The task:
Repeat, exactly as written, the lines of the records below from the first through the line with "n_op = SC::ld_hi(GC)", but none past it.

:: Available data

template <int C, int P, int NCH, int NP, bool HP, bool FT, class EPI_T>
struct ChunkOps {
  using SC = Sched<NCH, NP, EPI_T::NJ, EPI_T::NLT, EPI_T::NST, HP>;
  static constexpr int NX = PanelGeo<NCH>::NX;
  static constexpr int NLT = EPI_T::NLT, NST = EPI_T::NST, NJ = EPI_T::NJ, NMF = 8 * EPI_T::NJ;
  static constexpr int GC = P * NCH + C;
  static constexpr int n_a = 2, n_x = C == 0 ? NX : 0, n_w = C == SC::XW ? NX : 0, n_st = SC::st_hi(GC) - SC::st_lo(GC), n_rb = SC::n_rb(GC),
                       n_op = SC::ld_hi(GC) - SC::ld_lo(GC), n_sl = SC::n_sl(GC);
  static constexpr int o_a = 0, o_x = o_a + n_a, o_w = o_x + n_x, o_st = o_w + n_w, o_rb = o_st + n_st, o_op = o_rb + n_rb, o_sl = o_op + n_op,
                       total = o_sl + n_sl;
  static constexpr int SLOTS = SC::SLOTS;
  static constexpr int PER = (total + NMF - 1) / NMF;

  struct Ptrs {
    unsigned py, py2, p0, p1;
  };

  template <int K>
  static __device__ __forceinline__ void op(f32x4 (&A)[2][2], f32x4 (&Bw)[SC::SLOTS][EPI_T::NJ], f32x4 (&xv)[NX], f32x2* l0, f32x2* l1, float (&rb)[EPI_T::NJ],
                                            const PanelCtx<NCH, EPI_T>& x, Ptrs& q) {
    using PG = PanelGeo<NCH>;
    const EPI_T& ep = x.epi;
    if constexpr (K >= o_sl) {
      constexpr int j = K - o_sl, GP = (GC + SC::G - 1) % SC::G, GN = (GP + SLOTS) % SC::G;
      asm volatile("s_nop 4\n\tglobal_load_dwordx4 %0, %1, %2" : "+a"(Bw[GP % SLOTS][j]) : "v"(x.bvoff), "s"(x.wslab + ((size_t)j * x.kch + GN) * 256) : "memory");
    } else if constexpr (K < o_x) {
      constexpr int i = K - o_a;
      if constexpr (C + 1 < NCH) lds_read4<(C + 1) * 32 + i * 32 * WLDW * 4>(A[(C + 1) & 1][i], x.raddr);
      else lds_read4<i * 32 * WLDW * 4>(A[0][i], x.raddr_next);
    } else if constexpr (K < o_w) {
      constexpr int u = K - o_x;
      bload4<0>(xv[u], x.xvoff, x.rX, x.xsoff_next + (unsigned)u * x.xstep);
    } else if constexpr (K < o_st) {
      constexpr int u = K - o_w;
      if constexpr (u == 0) wait_panel<SC::vm_panel(P), NX>(xv);
      lds_write4<u * PG::RPP * WLDW * 4>(x.waddr_next, xv[u]);
    } else if constexpr (K < o_rb) {
      constexpr int idx = SC::st_lo(GC) + (K - o_st);
      constexpr int HB = idx / (8 * NST), tns = (idx / 8) % NST, e = idx % 8;
      constexpr int J = HB >> 2, I = (HB >> 1) & 1, H = HB & 1;
      constexpr bool fresh = e == 0 || K == o_st;
      constexpr int roff = 32 * I + 16 * H + (e & 3) + 8 * (e >> 2);
      if constexpr (tns == 0) {
        if constexpr (fresh) q.py = (unsigned)(x.prev_row0 + roff) * ep.sY + (unsigned)(x.colw + 32 * J) * 4u;
        bstore1(ep.vY, l0[4 * HB + (e >> 1)][e & 1], ep.rY, q.py);
        q.py += (e == 3) ? 5u * ep.sY : ep.sY;
      } else {
        if constexpr (fresh) q.py2 = (unsigned)(x.prev_row0 + roff) * ep.sY2 + (unsigned)(x.colw + 32 * J) * 4u;
        bstore1(ep.vY2, l1[4 * HB + (e >> 1)][e & 1], ep.rY2, q.py2);
        q.py2 += (e == 3) ? 5u * ep.sY2 : ep.sY2;
      }
    } else if constexpr (K < o_op) {
      constexpr int k = K - o_rb;
      if constexpr (k == 0) ep.template issue_rowbias_one<0>(rb[0], x.row0, x.colw);
      else ep.template issue_rowbias_one<1>(rb[NJ - 1], x.row0, x.colw);
    } else if constexpr (K < o_sl) {
      constexpr int idx = SC::ld_lo(GC) + (K - o_op);
      constexpr int HB = idx / (8 * NLT), tns = (idx / 8) % NLT, e = idx % 8;
      constexpr int J = HB >> 2, I = (HB >> 1) & 1, H = HB & 1;
      constexpr bool fresh = e == 0 || K == o_op;
      constexpr int roff = 32 * I + 16 * H + (e & 3) + 8 * (e >> 2);
      if constexpr (EPI_T::SIGMA_OPERAND) {
        constexpr int off = ((e & 3) + 8 * (e >> 2)) * 4;
        bload1<off, (e & 1)>(l0[4 * HB + (e >> 1)], ep.vRS, ep.rRS, (unsigned)(x.row0 + 32 * I + 16 * H) * 4u);
      } else if constexpr (tns == 0) {
        if constexpr (fresh) q.p0 = (unsigned)(x.row0 + roff) * ep.sL0 + (unsigned)(x.colw + 32 * J) * 4u;
        bload1<0, (e & 1)>(l0[4 * HB + (e >> 1)], ep.vL0, ep.rL0, q.p0);
        q.p0 += (e == 3) ? 5u * ep.sL0 : ep.sL0;
      } else {
        if constexpr (fresh) q.p1 = (unsigned)(x.row0 + roff) * ep.sL1 + (unsigned)(x.colw + 32 * J) * 4u;
        bload1<0, (e & 1)>(l1[4 * HB + (e >> 1)], ep.vL1, ep.rL1, q.p1);
        q.p1 += (e == 3) ? 5u * ep.sL1 : ep.sL1;
      }
    }
  }

  template <int S, int R = 0>
  static __device__ __forceinline__ void slot(f32x4 (&A)[2][2], f32x4 (&Bw)[SC::SLOTS][EPI_T::NJ], f32x4 (&xv)[NX], f32x2* l0, f32x2* l1, float (&rb)[EPI_T::NJ],
                                              const PanelCtx<NCH, EPI_T>& x, Ptrs& q) {
    if constexpr (R < PER && S * PER + R < total) {
      op<S * PER + R>(A, Bw, xv, l0, l1, rb, x, q);
      slot<S, R + 1>(A, Bw, xv, l0, l1, rb, x, q);
    }
  }

  template <int S>
  static __device__ __forceinline__ void steps(f32x16 (&acc)[2][EPI_T::NJ], f32x4 (&A)[2][2], f32x4 (&Bw)[wide_slots(NCH, NP, EPI_T::NJ)][EPI_T::NJ], f32x4 (&xv)[NX], f32x2* l0, f32x2* l1,
                                               float (&rb)[EPI_T::NJ], const PanelCtx<NCH, EPI_T>& x, Ptrs& q) {
    if constexpr (S < NMF) {
      constexpr int kq = S / (2 * NJ), i = (S / NJ) & 1, j = S % NJ;
      mfma_vab<GC == 0 && kq == 0, GC == NP * NCH - 1 && S == NMF - 1>(acc[i][j], A[C & 1][i][kq], Bw[GC % SLOTS][j][kq]);
      slot<S>(A, Bw, xv, l0, l1, rb, x, q);
      steps<S + 1>(acc, A, Bw, xv, l0, l1, rb, x, q);
    }
  }

  static __device__ __forceinline__ void run(f32x16 (&acc)[2][EPI_T::NJ], f32x4 (&A)[2][2], f32x4 (&Bw)[wide_slots(NCH, NP, EPI_T::NJ)][EPI_T::NJ], f32x4 (&xv)[NX], f32x2* l0, f32x2* l1,
                                             float (&rb)[EPI_T::NJ], const PanelCtx<NCH, EPI_T>& x) {
    asm volatile("s_waitcnt lgkmcnt(0)" : "+v"(A[C & 1][0]), "+v"(A[C & 1][1]) : : "memory");
    if constexpr (FT && GC < SLOTS) wait_slab<SC::vm_slab(P, C), NJ>(Bw[GC % SLOTS]);
    else if constexpr (SC::ROLL) wait_slab<63, NJ>(Bw[GC % SLOTS]);
    if (C == SC::BAR) __builtin_amdgcn_s_barrier();
    Ptrs q{0u, 0u, 0u, 0u};
    steps<0>(acc, A, Bw, xv, l0, l1, rb, x, q);
  }
};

::::

Response:
template <int C, int P, int NCH, int NP, bool HP, bool FT, class EPI_T>
struct ChunkOps {
  using SC = Sched<NCH, NP, EPI_T::NJ, EPI_T::NLT, EPI_T::NST, HP>;
  static constexpr int NX = PanelGeo<NCH>::NX;
  static constexpr int NLT = EPI_T::NLT, NST = EPI_T::NST, NJ = EPI_T::NJ, NMF = 8 * EPI_T::NJ;
  static constexpr int GC = P * NCH + C;
  static constexpr int n_a = 2, n_x = C == 0 ? NX : 0, n_w = C == SC::XW ? NX : 0, n_st = SC::st_hi(GC) - SC::st_lo(GC), n_rb = SC::n_rb(GC),
                       n_op = SC::ld_hi(GC) - SC::ld_lo(GC), n_sl = SC::n_sl(GC);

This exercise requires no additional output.